- Born: 20 March 1902 Radoboj, Kingdom of Croatia-Slavonia, Austria-Hungary
- Died: 13 May 1965 (aged 63) Zagreb, SR Croatia, SFR Yugoslavia
- Resting place: Mirogoj Cemetery
- Education: University of Zagreb
- Writing career
- Language: Croatian
- Years active: 1922-1965
- Period: realism, post-romanticism (lyricism) in poetry
- Genres: poetry, drama, novel
- Subjects: childhood, relationship human-nature-God

= Sida Košutić =

Croatian writer, poet, journalist and newspaper editor

Sida Košutić (20 March 1902 – 13 May 1965) was a Croatian novelist, playwright, poet, essayist, literary critic, columnist, lector, and editor-in-chief of Croatian Women's Journal.

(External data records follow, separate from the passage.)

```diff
@@ -195,7 +193,6 @@
 #define PBEACON(code, a, b2, c2)
 #define PTL(k)
 #endif
-		const unsigned long long lowerMask64 = (1ull << lane) - 1ull;
 
 		const uint32_t ci = blockIdx.x * NG + grp;
 		const bool mine = ci < nWork;
@@ -407,7 +404,6 @@
 #else
 						gctx[14] = 0;
 #endif
-						gctx[15] = (blockIdx.x * NG + grp) * PBIG_CAP;
 						*ovfL = 0;
 					}
 					posStart = stTop;
@@ -446,56 +442,42 @@
 					const unsigned long long nz = nzAll & ~((1ull << recDoneW) - 1ull);
 					if (!nz) break;
 					if (++guardW > 80u) { *ovfL = 1; break; }
-					const uint32_t first = (uint32_t)__ffsll((unsigned long long)nz) - 1u;
-					const uint32_t Qfirst = WREADLANE(Qw, first);
-					const bool bigMode = Qfirst > 16u;
-					int myRow = -1; uint32_t myStart = 0, nRows = 0, myItemsRow = 0;
-					if (bigMode) { recDoneW = first + 1; baseW = WREADLANE(Winc, first); }
-					else
-					{
-						for (uint32_t b = 0; b < 4; ++b)
-						{
-							const bool take = lane >= recDoneW && Winc - baseW <= 16u;
-							const unsigned long long tm = WBALLOT(take);
-							const uint32_t n = (uint32_t)__popcll(tm);
-							if (!n) break;
-							if (take) { myRow = (int)b; myStart = Winc - Qw - baseW; }
-							const uint32_t it = WREADLANE(Winc, recDoneW + n - 1) - baseW;
-							if (irow == b) myItemsRow = it;
-							baseW += it; recDoneW += n; nRows = b + 1;
-							if (recDoneW >= 64) break;
-						}
-					}
+					const bool take = lane >= recDoneW && Winc - baseW <= 64u;
+					const uint32_t nTake = (uint32_t)__popcll(WBALLOT(take));
+					if (!nTake) { *ovfL = 1; break; }
+					const uint32_t nItems = WREADLANE(Winc, recDoneW + nTake - 1) - baseW;
+					const uint32_t myStart = Winc - Qw - baseW;
+					if (take && Qw) rowMap[myStart] = (uint16_t)((lane | ((Qw - 1u) << 6)) + 1u);
+					if (lane == 0) { PSTAT(2, 1) PSTAT(14, (nItems + 15u) >> 4) }
+					if (take && Qw) { if (Qw > 16u) PSTAT(3, 1) else if ((myStart >> 4) != ((myStart + Qw - 1u) >> 4)) PSTAT(19, 1) }
+					baseW += nItems; recDoneW += nTake;
 					PTL(2)
-					if (lane == 0) { PSTAT(2, 1) PSTAT(3, bigMode ? 1 : 0) PSTAT(14, bigMode ? 4 : nRows) }
-					const uint32_t q = bigMode ? lane : il;
-					bool valid; uint32_t recLane, local, lastK = 0;
-					if (!bigMode)
-					{
-						if (myRow >= 0 && Qw) rowMap[16 * (uint32_t)myRow + myStart] = (uint16_t)((lane | (myStart << 8) | ((Qw - 1u) << 12)) + 1u);
-						__syncthreads();
-						valid = irow < nRows && il < myItemsRow;
-						uint32_t e = rowMap[lane];
-						rowMap[lane] = 0;
-						{ uint32_t o;
-						  o = IROR(1, e); e = (e == 0 && il >= 1) ? o : e;
-						  o = IROR(2, e); e = (e == 0 && il >= 2) ? o : e;
-						  o = IROR(4, e); e = (e == 0 && il >= 4) ? o : e;
-						  o = IROR(8, e); e = (e == 0 && il >= 8) ? o : e; }
-						e = e ? e - 1u : 0u;
-						recLane = valid ? (e & 0xFFu) : lane;
-						local = valid ? il - ((e >> 8) & 15u) : 0u;
-						lastK = valid ? ((e >> 8) & 15u) + (e >> 12) : il;
-					}
-					else { valid = lane < Qfirst; recLane = valid ? first : lane; local = lane; }
-					const uint32_t startK = q - local;
+					__syncthreads();
+					const uint32_t q = lane;
+					bool valid = lane < nItems;
+					uint32_t e = rowMap[lane];
+					rowMap[lane] = 0;
+					e = e ? ((e - 1u) | (lane << 12) | 0x80000000u) : 0u;
+					{ uint32_t o;
+					  o = IROR(1, e); e = (e == 0 && il >= 1) ? o : e;
+					  o = IROR(2, e); e = (e == 0 && il >= 2) ? o : e;
+					  o = IROR(4, e); e = (e == 0 && il >= 4) ? o : e;
+					  o = IROR(8, e); e = (e == 0 && il >= 8) ? o : e;
+					  const uint32_t t0 = WREADLANE(e, 15), t1 = WREADLANE(e, 31), t2 = WREADLANE(e, 47);
+					  const uint32_t c2 = t1 ? t1 : t0, c3 = t2 ? t2 : c2;
+					  o = irow == 1 ? t0 : irow == 2 ? c2 : irow == 3 ? c3 : 0u;
+					  e = e == 0 ? o : e; }
+					const uint32_t recLane = valid ? (e & 63u) : lane;
+					const uint32_t startK = valid ? ((e >> 12) & 63u) : lane;
+					const uint32_t lastK = valid ? startK + ((e >> 6) & 63u) : lane;
+					const uint32_t local = q - startK;
 					const uint32_t owner = recLane / (uint32_t)G, k = recLane & (uint32_t)(G - 1), ldsO = owner * PosLay::SIZE;
 					const uint4 g0 = ldsLoad4(ldsO + PosLay::GCTX), g1 = ldsLoad4(ldsO + PosLay::GCTX + 16), g2 = ldsLoad4(ldsO + PosLay::GCTX + 32), g3 = ldsLoad4(ldsO + PosLay::GCTX + 48);
 					DevState* stO = reinterpret_cast<DevState*>((uint64_t)g0.x | ((uint64_t)g0.y << 32));
 					const uint8_t* uniqO = reinterpret_cast<const uint8_t*>((uint64_t)g1.x | ((uint64_t)g1.y << 32));
 					const float* nodeTypoO = reinterpret_cast<const float*>((uint64_t)g1.z | ((uint64_t)g1.w << 32)); (void)nodeTypoO;
 					const uint32_t stCapO = g2.x, stTopO = g2.y, posStartO = g2.z, ringTopO = g2.w;
-					const uint32_t retry0O = g3.y & 0xFFFFu, retry1O = g3.y >> 16, bigBaseO = g3.w;
+					const uint32_t retry0O = g3.y & 0xFFFFu, retry1O = g3.y >> 16;
 					CONG_ONLY(const uint32_t ofNodesO = g3.z;)
 					const uint32_t ri = ldsPtr<uint32_t>(ldsO + PosLay::RINFO)[k];
 					const uint32_t pBegK = ri & 0x7FFFFFFu, R = ri >> 27;
@@ -531,6 +513,9 @@
 					uint32_t pch1 = 0, pch2 = 0, nch1 = 0, nch2 = 0;
 #endif
 					if (valid) PSTAT(4, 1)
+#if defined(KAMD_POSSTATS) && defined(KAMD_HIPEMU)
+					bool arenaParent = false;
+#endif
 					if (valid)
 					{
 						const uint32_t pidx = pBegK + p, slot = pidx & (PHR - 1);
@@ -549,6 +534,9 @@
 						}
 						else
 						{
+#if defined(KAMD_POSSTATS) && defined(KAMD_HIPEMU)
+							arenaParent = true;
+#endif
 							ps = loadHot(stO, pidx);
 							rTypo = stO[pidx].accTypoCost;
 #ifdef KAMD_CONG
@@ -676,6 +664,9 @@
 						} while (0);
 					}
 					PTL(4)
+#if defined(KAMD_POSSTATS) && defined(KAMD_HIPEMU)
+					{ const unsigned long long am = WBALLOT(arenaParent); if (lane == 0 && am) PSTAT(20, 1) }
+#endif
 					if (valid) PSTAT(7, 1)
 					const uint64_t rKey = valid ? ((uint64_t)(uint32_t)lmNode | ((uint64_t)sp << 32) | ((uint64_t)rootKey << 40) | ((uint64_t)recLane << 48)) : KINVALID;
 					const float rScore = cand, rFcs = firstChunk;
@@ -750,82 +741,44 @@
 							| (nl << 8) | ((rc.w & PR_PASS1) ? (uint32_t)PSB_PASS1 : 0u));
 					};
 					const uint32_t keyLo = (uint32_t)rKey, keyHi = (uint32_t)(rKey >> 32);
-					bool rep; float best, wfcs, wtyp; uint32_t wl, wx1, wx2, wNodeU, wHi;
-					if (!bigMode)
-					{
-						rep = false; best = rScore; uint32_t qw = q;
-						const uint32_t recMask = ((2u << (lastK - startK)) - 1u) << startK;
-						bool un = valid;
-						while (WBALLOT(un))
-						{
-							if (lane == 0) PSTAT(10, 1)
-							const uint32_t mine = IBALLOT16(un) & recMask;
-							const uint32_t f = mine ? (uint32_t)__ffs((int)mine) - 1u : q;
-							const uint32_t kLo = ISHFL16(keyLo, f), kHi = ISHFL16(keyHi, f);
-							const bool match = un & (keyLo == kLo) & (keyHi == kHi);
-							float bs = match ? rScore : -3.0e38f; uint32_t bi = q;
-#define KAMD_POS_SEG(N) { const float os = IRORF(N, bs); const uint32_t oi = IROR(N, bi); const bool take = (q >= startK + N) & (os >= bs); bs = take ? os : bs; bi = take ? oi : bi; }
-							KAMD_POS_SEG(1) KAMD_POS_SEG(2) KAMD_POS_SEG(4) KAMD_POS_SEG(8)
+					bool rep = false; float best = rScore; uint32_t qw = q;
+					const uint32_t recLen1 = lastK - startK;
+					bool un = valid;
+					unsigned long long um = WBALLOT(un);
+					for (uint32_t guardK = 0; um && guardK < 64u; ++guardK)
+					{
+						if (lane == 0) PSTAT(10, 1)
+						const unsigned long long mine = (um >> startK) & ((2ull << recLen1) - 1ull);
+						const uint32_t f = mine ? startK + (uint32_t)__ffsll(mine) - 1u : q;
+						const uint32_t kLo = WSHFL(keyLo, f), kHi = WSHFL(keyHi, f);
+						const bool match = un & (keyLo == kLo) & (keyHi == kHi);
+						float bs = match ? rScore : -3.0e38f; uint32_t bi = q;
+#define KAMD_POS_SEG(N) { const float os = IRORF(N, bs); const uint32_t oi = IROR(N, bi); const bool tk = (il >= N) & (q >= startK + N) & (os >= bs); bs = tk ? os : bs; bi = tk ? oi : bi; }
+						KAMD_POS_SEG(1) KAMD_POS_SEG(2) KAMD_POS_SEG(4) KAMD_POS_SEG(8)
 #undef KAMD_POS_SEG
-							const float rb = ISHFL16(bs, lastK); const uint32_t rq = ISHFL16(bi, lastK);
-							if (match && q == f) { rep = true; best = rb; qw = rq; }
-							un = un && !match;
-						}
-						PTL(5)
-						wfcs = ISHFL16(rFcs, qw);
-						wtyp = ISHFL16(rTypo, qw);
-#ifdef KAMD_CONG
-						wx1 = ISHFL16(ctx, qw); wx2 = 0;
-#else
-						wx1 = nch1; wx2 = nch2;
-#endif
-						wl = qw - startK; wNodeU = (uint32_t)lmNode; wHi = keyHi;
-					}
-					else
-					{
-						PosBigItem* big = reinterpret_cast<PosBigItem*>(W.posBig) + bigBaseO;
-						if (lane < Qfirst)
-						{
-							PosBigItem it; it.keyLo = keyLo; it.keyHi = keyHi; it.score = rScore; it.fcs = rFcs;
-#ifdef KAMD_CONG
-							it.ctx = ctx;
-#else
-							it.ctx = 0;
-#endif
-							big[lane] = it;
-						}
-						__syncthreads();
-						rep = false; best = 0; uint32_t qw = lane;
-						if (lane < Qfirst && (keyLo & keyHi) != 0xFFFFFFFFu)
-						{
-							rep = true; bool have = false;
-							for (uint32_t j = 0; j < Qfirst; ++j)
-							{
-								if (big[j].keyLo != keyLo || big[j].keyHi != keyHi) continue;
-								if (j < lane) { rep = false; break; }
-								const float sj = big[j].score;
-								if (!have || sj > best) { best = sj; qw = j; have = true; }
-							}
-						}
-						wfcs = 0; wtyp = 0; wx1 = 0; wx2 = 0;
-						if (rep)
-						{
-							wfcs = big[qw].fcs;
-							wtyp = stO[pBegK + (R > 1 ? qw / R : qw)].accTypoCost;
-#ifdef KAMD_CONG
-							wx1 = big[qw].ctx;
-#else
-							if (!isZ) { const uint2 nc = *reinterpret_cast<const uint2*>(M.lmChain + 2 * (size_t)keyLo); wx1 = nc.x; wx2 = nc.y; }
-#endif
-						}
-						wl = qw; wNodeU = keyLo; wHi = keyHi;
-						__syncthreads();
-					}
+#define KAMD_POS_SEGX(B) { const float os = __uint_as_float(WREADLANE(__float_as_uint(bs), B)); const uint32_t oi = WREADLANE(bi, B); const bool tk = (irow == (B + 1u) / 16u) & (startK <= B) & (os >= bs); bs = tk ? os : bs; bi = tk ? oi : bi; }
+						KAMD_POS_SEGX(15u) KAMD_POS_SEGX(31u) KAMD_POS_SEGX(47u)
+#undef KAMD_POS_SEGX
+						const float rb = WSHFL(bs, lastK); const uint32_t rq = WSHFL(bi, lastK);
+						if (match && q == f) { rep = true; best = rb; qw = rq; }
+						un = un && !match;
+						um = WBALLOT(un);
+					}
+					if (um) ldsPtr<uint32_t>(ldsO + PosLay::OVFL)[0] = 1;
+					PTL(5)
+					const float wfcs = WSHFL(rFcs, qw);
+					const float wtyp = WSHFL(rTypo, qw);
+#ifdef KAMD_CONG
+					const uint32_t wx1 = WSHFL(ctx, qw), wx2 = 0;
+#else
+					const uint32_t wx1 = nch1, wx2 = nch2;
+#endif
+					const uint32_t wl = qw - startK, wNodeU = (uint32_t)lmNode, wHi = keyHi;
 					uint32_t myRank = 0, myAdd = 0, ownerAdd = 0;
 					for (uint32_t g2i = 0; g2i < NG; ++g2i)
 					{
 						const unsigned long long bg = WBALLOT(rep && owner == g2i);
-						if (owner == g2i) { myRank = (uint32_t)__popcll(bg & lowerMask64); ownerAdd = (uint32_t)__popcll(bg); }
+						if (owner == g2i) { myRank = WBELOW(bg); ownerAdd = (uint32_t)__popcll(bg); }
 						if (grp == g2i) myAdd = (uint32_t)__popcll(bg);
 					}
 					if (rep) PSTAT(11, 1)
@@ -1072,7 +1025,7 @@
 				__syncthreads();
 				LDS_AS uint32_t* lst = ldsPtr<uint32_t>(PosLay::ROWMAP);
 				static_assert(Lay<16>::TOTAL <= PosLayT<8>::ROWMAP && 3 * 4 * (64 / 8) <= 128, "list of the chunks carried on");
-				if (cont && gl == 0) { const uint32_t at = (uint32_t)__popcll(cm & lowerMask64); lst[3 * at] = chunk; lst[3 * at + 1] = stopAt; lst[3 * at + 2] = slot; }
+				if (cont && gl == 0) { const uint32_t at = WBELOW(cm); lst[3 * at] = chunk; lst[3 * at + 1] = stopAt; lst[3 * at + 2] = slot; }
 				const uint32_t nH = (uint32_t)__popcll(cm);
 				LDS_AS float* lb = ldsPtr<float>(Lay<16>::LB);
 				for (uint32_t t = lane; t < 2 * T_MAX + 1; t += 64)
@@ -1145,10 +1098,9 @@
 #undef WBALLOT
 #undef WSHFL
 #undef WREADLANE
-#undef ISHFL16
+#undef WBELOW
 #undef IROR
 #undef IRORF
-#undef IBALLOT16
 #undef PBEACON
 #undef PTL
 #undef PSTAT
```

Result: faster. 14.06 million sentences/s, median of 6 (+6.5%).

She was one of the most important female figures of 20th century Croatian literature.

== Life ==
Košutić was the sister of Croatian politician August Košutić. She graduated pedagogy at the University of Zagreb. She was editor-in-chief of Croatian Women's Journal (1939–1944) and lector in the Croatian Publishing Institute, Vjesnik and Seljačka sloga. As one of the founders of the Croatian Writers' Association, Košutić's work was labeled as anti-governmental; after refusing to sign the capital punishment verdict at the show trial directed against Cardinal Stepinac in 1946, she was fired from the Croatian Publishing Institute.

== Work ==
Košutić was a lyricist, developing her fundamental idea of the aspiration of the human soul to God. Her poetry expressed Christian contemplative and metaphysical preoccupations, which is permeated with seeking a meaning in the mutual expression of love among men and God. Her best lyrical works come in form of the prose poem (the dialogical collection of poems K svitanju, 1927). Her patriotic poetry works are authentic and deprived of pathos.

She wrote for numerous periodicals, including literary revues (Književnik, Hrvatska prosvjeta, Dom i svijet), Catholic and Croatian emigrant periodicals.